▶ **Exercise brief**
Among the lines below, which ones contain the word "barriers"? Copy every such line.

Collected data
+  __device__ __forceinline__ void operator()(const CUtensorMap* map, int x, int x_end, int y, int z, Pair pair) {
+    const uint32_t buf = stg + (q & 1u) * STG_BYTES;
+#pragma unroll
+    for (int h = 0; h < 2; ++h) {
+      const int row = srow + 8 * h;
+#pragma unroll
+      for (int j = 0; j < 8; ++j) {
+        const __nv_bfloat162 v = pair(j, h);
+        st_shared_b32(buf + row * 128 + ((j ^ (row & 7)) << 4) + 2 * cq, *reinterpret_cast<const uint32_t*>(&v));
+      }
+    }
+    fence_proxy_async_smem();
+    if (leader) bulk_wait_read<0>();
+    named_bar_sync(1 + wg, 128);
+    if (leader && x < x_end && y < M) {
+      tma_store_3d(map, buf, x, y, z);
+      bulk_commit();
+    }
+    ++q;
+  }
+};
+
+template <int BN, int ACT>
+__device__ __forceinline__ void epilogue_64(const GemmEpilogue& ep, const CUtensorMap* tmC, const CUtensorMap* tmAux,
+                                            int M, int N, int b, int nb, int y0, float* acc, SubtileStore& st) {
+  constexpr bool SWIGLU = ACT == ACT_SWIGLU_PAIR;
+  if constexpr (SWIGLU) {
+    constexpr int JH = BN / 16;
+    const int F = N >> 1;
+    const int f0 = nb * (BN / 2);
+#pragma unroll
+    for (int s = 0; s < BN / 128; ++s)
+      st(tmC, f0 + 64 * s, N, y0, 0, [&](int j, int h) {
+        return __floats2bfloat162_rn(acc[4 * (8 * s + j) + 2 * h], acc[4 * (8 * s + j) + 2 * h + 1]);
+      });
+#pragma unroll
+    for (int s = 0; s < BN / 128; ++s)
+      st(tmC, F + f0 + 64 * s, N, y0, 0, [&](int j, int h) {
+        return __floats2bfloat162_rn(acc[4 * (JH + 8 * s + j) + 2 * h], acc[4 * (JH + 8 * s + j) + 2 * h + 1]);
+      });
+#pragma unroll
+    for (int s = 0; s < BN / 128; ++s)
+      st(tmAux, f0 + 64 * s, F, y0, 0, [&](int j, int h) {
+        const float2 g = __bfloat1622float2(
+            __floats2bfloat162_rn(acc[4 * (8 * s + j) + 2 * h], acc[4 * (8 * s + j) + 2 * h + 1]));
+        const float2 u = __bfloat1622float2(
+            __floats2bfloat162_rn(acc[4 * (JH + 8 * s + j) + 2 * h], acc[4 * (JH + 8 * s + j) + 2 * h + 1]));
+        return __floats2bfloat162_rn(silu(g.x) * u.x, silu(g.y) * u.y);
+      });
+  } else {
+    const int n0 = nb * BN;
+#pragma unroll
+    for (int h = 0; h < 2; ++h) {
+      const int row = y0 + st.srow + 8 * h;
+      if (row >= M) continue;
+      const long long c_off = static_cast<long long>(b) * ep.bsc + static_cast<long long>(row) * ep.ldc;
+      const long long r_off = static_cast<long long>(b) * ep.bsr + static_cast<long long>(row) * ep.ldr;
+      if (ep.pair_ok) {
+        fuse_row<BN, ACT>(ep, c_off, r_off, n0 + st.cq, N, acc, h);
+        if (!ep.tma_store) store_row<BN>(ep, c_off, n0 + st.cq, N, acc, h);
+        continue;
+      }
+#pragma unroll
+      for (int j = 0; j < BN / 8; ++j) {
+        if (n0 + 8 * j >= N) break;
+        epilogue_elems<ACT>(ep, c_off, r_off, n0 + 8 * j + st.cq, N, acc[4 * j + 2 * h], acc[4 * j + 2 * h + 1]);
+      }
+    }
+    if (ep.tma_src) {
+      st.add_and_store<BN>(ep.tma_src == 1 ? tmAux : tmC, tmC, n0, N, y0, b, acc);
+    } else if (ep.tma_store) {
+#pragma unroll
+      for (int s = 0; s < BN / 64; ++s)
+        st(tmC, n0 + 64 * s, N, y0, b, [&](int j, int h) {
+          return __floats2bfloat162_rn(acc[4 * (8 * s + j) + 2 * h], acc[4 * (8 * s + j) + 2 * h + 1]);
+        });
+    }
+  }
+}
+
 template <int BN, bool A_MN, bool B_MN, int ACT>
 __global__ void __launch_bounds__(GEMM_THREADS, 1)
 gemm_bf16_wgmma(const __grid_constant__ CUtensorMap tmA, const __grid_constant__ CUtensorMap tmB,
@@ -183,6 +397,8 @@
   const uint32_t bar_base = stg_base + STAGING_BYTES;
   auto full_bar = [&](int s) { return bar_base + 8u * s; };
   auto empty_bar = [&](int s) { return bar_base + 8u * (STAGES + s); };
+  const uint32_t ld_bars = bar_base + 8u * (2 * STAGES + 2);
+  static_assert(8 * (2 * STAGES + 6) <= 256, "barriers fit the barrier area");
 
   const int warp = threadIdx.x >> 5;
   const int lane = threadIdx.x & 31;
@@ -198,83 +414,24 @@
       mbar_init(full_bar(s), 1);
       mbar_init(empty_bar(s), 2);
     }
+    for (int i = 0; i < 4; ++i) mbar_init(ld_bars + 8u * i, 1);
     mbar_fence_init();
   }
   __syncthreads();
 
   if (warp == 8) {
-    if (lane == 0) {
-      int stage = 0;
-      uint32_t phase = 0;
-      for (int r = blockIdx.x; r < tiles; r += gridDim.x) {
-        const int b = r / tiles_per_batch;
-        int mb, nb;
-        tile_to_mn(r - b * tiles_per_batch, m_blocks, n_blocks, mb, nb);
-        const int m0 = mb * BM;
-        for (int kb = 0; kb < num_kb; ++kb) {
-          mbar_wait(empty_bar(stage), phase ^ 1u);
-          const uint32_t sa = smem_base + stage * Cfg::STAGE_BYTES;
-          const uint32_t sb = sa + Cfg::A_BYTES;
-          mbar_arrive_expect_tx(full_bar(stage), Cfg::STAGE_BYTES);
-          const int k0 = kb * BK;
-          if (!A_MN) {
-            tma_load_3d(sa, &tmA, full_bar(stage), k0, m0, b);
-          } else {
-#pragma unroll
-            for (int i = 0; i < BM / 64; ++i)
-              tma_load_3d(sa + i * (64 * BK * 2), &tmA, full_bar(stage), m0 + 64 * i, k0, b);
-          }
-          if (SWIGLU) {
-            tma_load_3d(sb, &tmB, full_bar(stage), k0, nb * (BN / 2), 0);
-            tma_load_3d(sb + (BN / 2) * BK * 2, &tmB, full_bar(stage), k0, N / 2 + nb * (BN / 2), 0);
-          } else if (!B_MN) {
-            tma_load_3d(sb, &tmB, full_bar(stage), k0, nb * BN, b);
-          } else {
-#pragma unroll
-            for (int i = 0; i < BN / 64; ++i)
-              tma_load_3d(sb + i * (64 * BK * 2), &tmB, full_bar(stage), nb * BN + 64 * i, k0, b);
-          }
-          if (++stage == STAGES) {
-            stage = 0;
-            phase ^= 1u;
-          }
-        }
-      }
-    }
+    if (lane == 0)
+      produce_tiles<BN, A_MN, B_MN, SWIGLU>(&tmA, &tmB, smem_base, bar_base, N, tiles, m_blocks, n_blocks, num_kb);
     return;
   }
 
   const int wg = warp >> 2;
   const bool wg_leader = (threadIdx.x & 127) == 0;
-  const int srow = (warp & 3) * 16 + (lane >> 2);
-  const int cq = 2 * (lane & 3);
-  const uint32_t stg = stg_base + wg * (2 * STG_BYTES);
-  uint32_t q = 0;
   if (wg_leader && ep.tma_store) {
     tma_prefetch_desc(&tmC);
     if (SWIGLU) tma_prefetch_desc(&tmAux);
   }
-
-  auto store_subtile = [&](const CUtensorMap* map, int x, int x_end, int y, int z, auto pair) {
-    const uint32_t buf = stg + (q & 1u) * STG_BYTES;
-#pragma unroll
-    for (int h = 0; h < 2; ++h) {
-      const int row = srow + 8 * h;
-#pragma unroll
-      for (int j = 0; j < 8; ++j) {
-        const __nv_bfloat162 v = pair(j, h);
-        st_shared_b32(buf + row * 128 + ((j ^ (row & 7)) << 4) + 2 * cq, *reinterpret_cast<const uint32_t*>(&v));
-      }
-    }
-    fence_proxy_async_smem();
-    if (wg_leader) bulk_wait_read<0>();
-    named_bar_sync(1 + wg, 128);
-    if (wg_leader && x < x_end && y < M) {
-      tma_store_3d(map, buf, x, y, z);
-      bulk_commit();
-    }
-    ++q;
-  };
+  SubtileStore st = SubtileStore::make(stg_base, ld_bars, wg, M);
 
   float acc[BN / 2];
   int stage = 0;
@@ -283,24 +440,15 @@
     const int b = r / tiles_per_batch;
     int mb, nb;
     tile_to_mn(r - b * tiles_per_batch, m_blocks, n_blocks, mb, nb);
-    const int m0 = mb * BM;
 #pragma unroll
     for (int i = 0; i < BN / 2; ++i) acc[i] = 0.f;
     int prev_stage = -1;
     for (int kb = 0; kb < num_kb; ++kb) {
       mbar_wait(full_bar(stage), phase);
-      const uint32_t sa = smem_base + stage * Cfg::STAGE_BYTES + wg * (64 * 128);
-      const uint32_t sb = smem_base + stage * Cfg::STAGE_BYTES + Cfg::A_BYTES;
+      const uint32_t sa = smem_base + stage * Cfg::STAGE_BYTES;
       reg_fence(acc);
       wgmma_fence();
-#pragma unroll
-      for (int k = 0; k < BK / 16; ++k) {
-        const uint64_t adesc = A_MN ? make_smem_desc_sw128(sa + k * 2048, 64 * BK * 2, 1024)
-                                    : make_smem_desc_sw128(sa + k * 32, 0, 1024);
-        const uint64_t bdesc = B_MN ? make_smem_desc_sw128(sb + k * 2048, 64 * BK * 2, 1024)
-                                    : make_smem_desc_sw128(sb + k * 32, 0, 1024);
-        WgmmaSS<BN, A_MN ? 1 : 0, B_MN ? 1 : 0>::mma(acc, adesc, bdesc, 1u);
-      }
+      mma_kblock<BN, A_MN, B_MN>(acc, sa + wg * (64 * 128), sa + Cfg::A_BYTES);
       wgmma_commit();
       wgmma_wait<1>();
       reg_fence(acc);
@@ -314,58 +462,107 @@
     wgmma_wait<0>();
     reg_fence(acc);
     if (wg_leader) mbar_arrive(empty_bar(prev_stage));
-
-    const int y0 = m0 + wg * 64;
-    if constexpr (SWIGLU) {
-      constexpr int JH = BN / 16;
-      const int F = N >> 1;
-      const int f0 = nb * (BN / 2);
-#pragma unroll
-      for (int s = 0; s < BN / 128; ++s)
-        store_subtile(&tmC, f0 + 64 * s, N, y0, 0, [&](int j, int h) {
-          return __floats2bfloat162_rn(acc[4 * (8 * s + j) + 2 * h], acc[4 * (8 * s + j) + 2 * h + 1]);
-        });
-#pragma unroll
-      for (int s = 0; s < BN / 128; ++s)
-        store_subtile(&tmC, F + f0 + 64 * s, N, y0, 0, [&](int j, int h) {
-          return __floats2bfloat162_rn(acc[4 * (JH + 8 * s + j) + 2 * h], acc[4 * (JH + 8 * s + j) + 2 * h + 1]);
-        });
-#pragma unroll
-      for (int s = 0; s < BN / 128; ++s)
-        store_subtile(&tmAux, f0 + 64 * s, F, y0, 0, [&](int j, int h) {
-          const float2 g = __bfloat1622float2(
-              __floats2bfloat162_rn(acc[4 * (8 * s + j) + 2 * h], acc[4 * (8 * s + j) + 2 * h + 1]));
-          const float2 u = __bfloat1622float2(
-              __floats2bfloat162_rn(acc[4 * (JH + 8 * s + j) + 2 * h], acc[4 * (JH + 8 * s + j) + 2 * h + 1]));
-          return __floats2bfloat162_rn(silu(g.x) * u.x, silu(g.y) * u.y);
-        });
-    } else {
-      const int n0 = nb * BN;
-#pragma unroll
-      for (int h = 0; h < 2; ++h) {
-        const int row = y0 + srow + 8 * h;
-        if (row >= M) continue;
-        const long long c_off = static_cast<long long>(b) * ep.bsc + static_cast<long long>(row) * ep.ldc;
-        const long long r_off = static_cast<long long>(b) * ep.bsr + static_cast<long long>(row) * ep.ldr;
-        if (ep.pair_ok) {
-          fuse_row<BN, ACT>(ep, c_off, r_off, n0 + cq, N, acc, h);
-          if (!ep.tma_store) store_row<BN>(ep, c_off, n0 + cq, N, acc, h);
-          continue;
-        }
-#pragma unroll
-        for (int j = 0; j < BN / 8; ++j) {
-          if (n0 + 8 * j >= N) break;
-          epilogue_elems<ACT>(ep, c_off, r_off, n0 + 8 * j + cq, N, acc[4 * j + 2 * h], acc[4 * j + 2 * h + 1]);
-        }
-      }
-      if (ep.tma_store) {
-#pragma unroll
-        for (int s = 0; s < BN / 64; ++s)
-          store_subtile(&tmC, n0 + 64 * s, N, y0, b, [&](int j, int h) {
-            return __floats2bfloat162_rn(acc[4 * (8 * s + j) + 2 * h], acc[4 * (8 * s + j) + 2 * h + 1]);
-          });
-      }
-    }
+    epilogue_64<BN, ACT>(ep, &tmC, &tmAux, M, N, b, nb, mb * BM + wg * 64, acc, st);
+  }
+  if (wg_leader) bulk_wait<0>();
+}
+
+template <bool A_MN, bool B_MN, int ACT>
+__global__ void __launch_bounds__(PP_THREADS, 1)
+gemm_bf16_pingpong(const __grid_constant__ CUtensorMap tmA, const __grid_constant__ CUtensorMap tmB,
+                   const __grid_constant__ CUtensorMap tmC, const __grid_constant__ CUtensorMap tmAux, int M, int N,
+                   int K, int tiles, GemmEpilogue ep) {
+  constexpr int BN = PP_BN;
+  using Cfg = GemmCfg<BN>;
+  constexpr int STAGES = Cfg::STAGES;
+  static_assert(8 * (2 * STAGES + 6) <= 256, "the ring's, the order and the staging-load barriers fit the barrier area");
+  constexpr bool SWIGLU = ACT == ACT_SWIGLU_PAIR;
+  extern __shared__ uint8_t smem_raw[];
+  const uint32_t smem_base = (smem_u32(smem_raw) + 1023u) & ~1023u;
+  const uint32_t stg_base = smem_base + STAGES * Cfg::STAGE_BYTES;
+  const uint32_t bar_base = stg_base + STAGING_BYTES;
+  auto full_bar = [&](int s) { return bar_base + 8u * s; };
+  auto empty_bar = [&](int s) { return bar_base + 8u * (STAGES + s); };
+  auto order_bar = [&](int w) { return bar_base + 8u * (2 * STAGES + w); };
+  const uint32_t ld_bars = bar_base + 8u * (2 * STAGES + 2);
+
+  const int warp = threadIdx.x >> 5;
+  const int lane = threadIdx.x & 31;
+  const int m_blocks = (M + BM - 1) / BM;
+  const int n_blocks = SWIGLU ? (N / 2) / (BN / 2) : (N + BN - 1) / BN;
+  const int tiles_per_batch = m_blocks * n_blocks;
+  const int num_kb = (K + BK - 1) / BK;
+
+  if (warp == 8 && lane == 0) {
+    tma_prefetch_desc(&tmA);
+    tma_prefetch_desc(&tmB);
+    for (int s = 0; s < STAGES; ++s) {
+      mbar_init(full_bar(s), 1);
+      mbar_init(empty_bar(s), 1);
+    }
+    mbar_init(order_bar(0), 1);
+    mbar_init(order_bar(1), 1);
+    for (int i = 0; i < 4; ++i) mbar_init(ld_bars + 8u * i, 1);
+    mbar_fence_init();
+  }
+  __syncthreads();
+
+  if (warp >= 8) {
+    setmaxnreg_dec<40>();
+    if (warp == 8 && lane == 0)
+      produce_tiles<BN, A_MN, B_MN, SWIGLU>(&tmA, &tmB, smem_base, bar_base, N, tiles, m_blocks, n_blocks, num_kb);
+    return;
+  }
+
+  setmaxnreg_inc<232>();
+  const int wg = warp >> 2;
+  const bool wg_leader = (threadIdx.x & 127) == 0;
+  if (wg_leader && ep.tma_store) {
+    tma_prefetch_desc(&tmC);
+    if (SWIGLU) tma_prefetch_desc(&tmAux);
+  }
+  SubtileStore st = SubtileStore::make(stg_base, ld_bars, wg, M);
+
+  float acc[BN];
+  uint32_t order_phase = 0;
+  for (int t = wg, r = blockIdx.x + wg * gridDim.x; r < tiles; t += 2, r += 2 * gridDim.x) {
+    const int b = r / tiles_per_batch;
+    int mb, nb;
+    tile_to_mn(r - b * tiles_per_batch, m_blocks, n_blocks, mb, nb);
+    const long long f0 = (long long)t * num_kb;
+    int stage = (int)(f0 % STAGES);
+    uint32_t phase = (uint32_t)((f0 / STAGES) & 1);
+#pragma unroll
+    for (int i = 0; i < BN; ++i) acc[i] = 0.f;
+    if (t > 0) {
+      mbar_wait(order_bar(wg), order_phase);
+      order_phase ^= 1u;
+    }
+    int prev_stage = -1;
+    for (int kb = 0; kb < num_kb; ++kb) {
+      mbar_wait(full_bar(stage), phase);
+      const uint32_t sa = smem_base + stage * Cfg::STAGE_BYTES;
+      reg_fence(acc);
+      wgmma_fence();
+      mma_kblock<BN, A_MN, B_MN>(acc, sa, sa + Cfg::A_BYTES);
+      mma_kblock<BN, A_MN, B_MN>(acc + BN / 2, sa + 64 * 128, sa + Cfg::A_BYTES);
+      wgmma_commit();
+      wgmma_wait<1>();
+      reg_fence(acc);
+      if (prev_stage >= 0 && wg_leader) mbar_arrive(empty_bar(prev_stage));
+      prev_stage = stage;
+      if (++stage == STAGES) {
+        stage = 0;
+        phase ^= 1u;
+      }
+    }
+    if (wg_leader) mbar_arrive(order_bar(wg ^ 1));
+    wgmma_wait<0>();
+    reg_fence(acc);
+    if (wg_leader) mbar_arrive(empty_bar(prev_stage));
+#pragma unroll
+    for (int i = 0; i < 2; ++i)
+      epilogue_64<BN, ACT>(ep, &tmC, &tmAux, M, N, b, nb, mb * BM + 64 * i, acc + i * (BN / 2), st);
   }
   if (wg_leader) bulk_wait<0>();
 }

▶ **Answer section**
+  static_assert(8 * (2 * STAGES + 6) <= 256, "barriers fit the barrier area");
+  static_assert(8 * (2 * STAGES + 6) <= 256, "the ring's, the order and the staging-load barriers fit the barrier area");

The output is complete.